>>>
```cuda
CB_DEV void quant_all_bands_dec(int start, int end, int16_t *X_, int16_t *Y_, uint8_t *collapse_masks, const int *pulses,
                                int shortBlocks, int spread, int dual_stereo, int intensity, const int *tf_res, int total_bits,
                                int balance, EcDec &ec_io, int LM, int codedBands, unsigned *seed, int16_t *norm, int16_t *tmp,
                                int16_t *xw, int16_t *lbs, bool dry) {
    const int M = 1 << LM;
    const int B = shortBlocks ? M : 1;
    const int C = Y_ != nullptr ? 2 : 1;
    const int norm_offset = M * kEBands[start];
    int16_t *norm2 = norm + M * kEBands[kNbEBands - 1] - norm_offset;
    int16_t *lowband_scratch = lbs;
    int lowband_offset = 0;
    int update_lowband = 1;
    BandCtx ctx;
    ctx.ec = ec_io;
    ctx.tmp = tmp;
    ctx.intensity = intensity; ctx.spread = spread; ctx.seed = *seed;
    ctx.dry = dry;
    CB_NOUNROLL for (int i = start; i < end; i++) {
        ctx.i = i;
        const int last = (i == end - 1);
        int16_t *X = xw;
        int16_t *Y = Y_ != nullptr ? xw + 176 : nullptr;
        const int N = M * kEBands[i + 1] - M * kEBands[i];
        const int tell = (int)ctx.ec.tell_frac();
        if (i != start) balance -= tell;
        const int remaining_bits = total_bits - tell - 1;
        ctx.remaining_bits = remaining_bits;
        int b;
        if (i <= codedBands - 1) {
            int curr_balance = sudiv(balance, imin(3, codedBands - i));
            b = imax(0, imin(16383, imin(remaining_bits + 1, pulses[i] + curr_balance)));
        } else {
            b = 0;
        }
        if (M * kEBands[i] - N >= M * kEBands[start] && (update_lowband || lowband_offset == 0)) lowband_offset = i;
        const int tf_change = tf_res[i];
        ctx.tf_change = tf_change;
        if (i == end - 1) lowband_scratch = nullptr;

        int effective_lowband = -1;
        unsigned x_cm, y_cm;
        if (lowband_offset != 0 && (spread != kSpreadAggressive || B > 1 || tf_change < 0)) {
            effective_lowband = imax(0, M * kEBands[lowband_offset] - norm_offset - N);
            int fold_start = lowband_offset;
            while (M * kEBands[--fold_start] > effective_lowband + norm_offset) {}
            int fold_end = lowband_offset - 1;
            while (M * kEBands[++fold_end] < effective_lowband + norm_offset + N) {}
            x_cm = y_cm = 0;
            int fold_i = fold_start;
            do {
                x_cm |= collapse_masks[fold_i * C + 0];
                y_cm |= collapse_masks[fold_i * C + C - 1];
            } while (++fold_i < fold_end);
        } else {
            x_cm = y_cm = (1u << B) - 1;
        }
        if (dual_stereo && i == intensity) {
            dual_stereo = 0;
            const int n = dry ? 0 : M * kEBands[i] - norm_offset;
            CB_NOUNROLL for (int j = 0; j < n; j++) norm[j] = (int16_t)((norm[j] + norm2[j]) >> 1);
        }
        int16_t *lb = effective_lowband != -1 ? norm + effective_lowband : nullptr;
        int16_t *lb_out = last ? nullptr : norm + M * kEBands[i] - norm_offset;

        enum { kMono, kDual, kStereo, kStereoN2 };
        int mode, npass;
        SplitCtx s;
        int mbits = 0, sbits = 0, rebalance0 = 0, sfill = 0, orig_fill = 0, sign = 1;
        int16_t *x2 = nullptr, *y2 = nullptr;
        if (Y != nullptr && !dual_stereo && N == 1) {
            x_cm = quant_band_n1(ctx, X, Y, lb_out);
            y_cm = x_cm;
            npass = 0;
            mode = kMono;
        } else if (dual_stereo) {
            mode = kDual; npass = 2;
        } else if (Y != nullptr) {
            orig_fill = sfill = (int)(x_cm | y_cm);
            int bs = b;
            compute_theta(ctx, s, N, &bs, B, B, LM, 1, &sfill);
            if (N == 2) {
                mode = kStereoN2; npass = 1;
                mbits = bs; sbits = 0;
                if (s.itheta != 0 && s.itheta != 16384) sbits = 1 << kBitRes;
                mbits -= sbits;
                const int c = s.itheta > 8192;
                ctx.remaining_bits -= s.qalloc + sbits;
                x2 = c ? Y : X;
                y2 = c ? X : Y;
                int sg = 0;
                if (sbits) sg = (int)ctx.ec.bits(1);
                sign = 1 - 2 * sg;
            } else {
                mode = kStereo; npass = 2;
                mbits = imax(0, imin(bs, (bs - s.delta) / 2));
                sbits = bs - mbits;
                ctx.remaining_bits -= s.qalloc;
                rebalance0 = ctx.remaining_bits;
// ... 125 lines not shown
```

concentus_b200/csrc/celt_pvq.cuh:

```cuda
#pragma once
#include "celt_ec.cuh"
#include "celt_tables.cuh"

namespace cb {

CB_DEV unsigned pvq_u(int n, int k) {
    int lo = n < k ? n : k, hi = n < k ? k : n;
    return kPvqU[kPvqURow[lo] + hi];
}
CB_DEV unsigned pvq_v(int n, int k) { return pvq_u(n, k) + pvq_u(n, k + 1); }
CB_DEV unsigned pvq_row(int r, int c) { return kPvqU[kPvqURow[r] + c]; }

CB_DEV_NOINLINE int pvq_decode_index(int n, int k, unsigned i, int16_t *y) {
    unsigned p;
    int s, k0, val;
    int yy = 0;
    while (n > 2) {
        unsigned q;
        if (k >= n) {
            const int rown = kPvqURow[n];
            p = kPvqU[rown + k + 1];
            s = -(int)(i >= p);
            i -= p & (unsigned)s;
            k0 = k;
            q = kPvqU[rown + n];
            if (q > i) {
                k = n;
                do p = pvq_row(--k, n);
                while (p > i);
            } else {
                CB_NOUNROLL for (p = kPvqU[rown + k]; p > i; p = kPvqU[rown + k]) k--;
            }
            i -= p;
            val = s16((k0 - k + s) ^ s);
            *y++ = (int16_t)val;
            yy = mac16_16(yy, val, val);
        } else {
            p = pvq_row(k, n);
            q = pvq_row(k + 1, n);
            if (p <= i && i < q) {
                i -= p;
                *y++ = 0;
            } else {
                s = -(int)(i >= q);
                i -= q & (unsigned)s;
                k0 = k;
                do p = pvq_row(--k, n);
                while (p > i);
                i -= p;
                val = s16((k0 - k + s) ^ s);
                *y++ = (int16_t)val;
                yy = mac16_16(yy, val, val);
            }
        }
        n--;
    }
    p = 2 * (unsigned)k + 1;
    s = -(int)(i >= p);
    i -= p & (unsigned)s;
    k0 = k;
    k = (int)((i + 1) >> 1);
    if (k) i -= 2 * (unsigned)k - 1;
    val = s16((k0 - k + s) ^ s);
    *y++ = (int16_t)val;
    yy = mac16_16(yy, val, val);
    s = -(int)i;
    val = s16((k + s) ^ s);
    *y = (int16_t)val;
    yy = mac16_16(yy, val, val);
    return yy;
}

CB_DEV_NOINLINE void exp_rotation1(int16_t *X, int len, int stride, int c, int s) {
    int ms = s16(-s);
    CB_NOUNROLL for (int i = 0; i < len - stride; i++) {
        int x1 = X[i], x2 = X[i + stride];
        X[i + stride] = (int16_t)pshr32(mac16_16(mul16_16(c, x2), s, x1), 15);
        X[i] = (int16_t)pshr32(mac16_16(mul16_16(c, x1), ms, x2), 15);
    }
    CB_NOUNROLL for (int i = len - 2 * stride - 1; i >= 0; i--) {
        int x1 = X[i], x2 = X[i + stride];
        X[i + stride] = (int16_t)pshr32(mac16_16(mul16_16(c, x2), s, x1), 15);
        X[i] = (int16_t)pshr32(mac16_16(mul16_16(c, x1), ms, x2), 15);
    }
}

CB_DEV void exp_rotation_dec(int16_t *X, int len, int stride, int K, int spread) {
    if (2 * K >= len || spread == kSpreadNone) return;
    int factor = spread == 1 ? 15 : spread == 2 ? 10 : 5;
    int gain = s16(celt_div(mul16_16(32767, len), len + factor * K));
    int theta = mul16_16_q15(gain, gain) >> 1;
    int c = celt_cos_norm(theta);
    int s = celt_cos_norm(s16(32767 - theta));
    int stride2 = 0;
    if (len >= 8 * stride) {
        stride2 = 1;
        while ((stride2 * stride2 + stride2) * stride + (stride >> 2) < len) stride2++;
    }
    len = (int)udiv((unsigned)len, (unsigned)stride);
    CB_NOUNROLL for (int i = 0; i < stride; i++) {
        int16_t *x = X + i * len;
        if (stride2) exp_rotation1(x, len, stride2, s, c);
        exp_rotation1(x, len, 1, c, s);
    }
}

CB_DEV void unit_gain(int E, int gain, int &g, int &k) {
    k = celt_ilog2(E) >> 1;
    int t = vshr32(E, 2 * (k - 7));
    g = s16(mul16_16_p15(celt_rsqrt_norm(t), gain));
}
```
<<<
Among the lines of the material, find those that hold the word "kDual" and copy them.

        enum { kMono, kDual, kStereo, kStereoN2 };
            mode = kDual; npass = 2;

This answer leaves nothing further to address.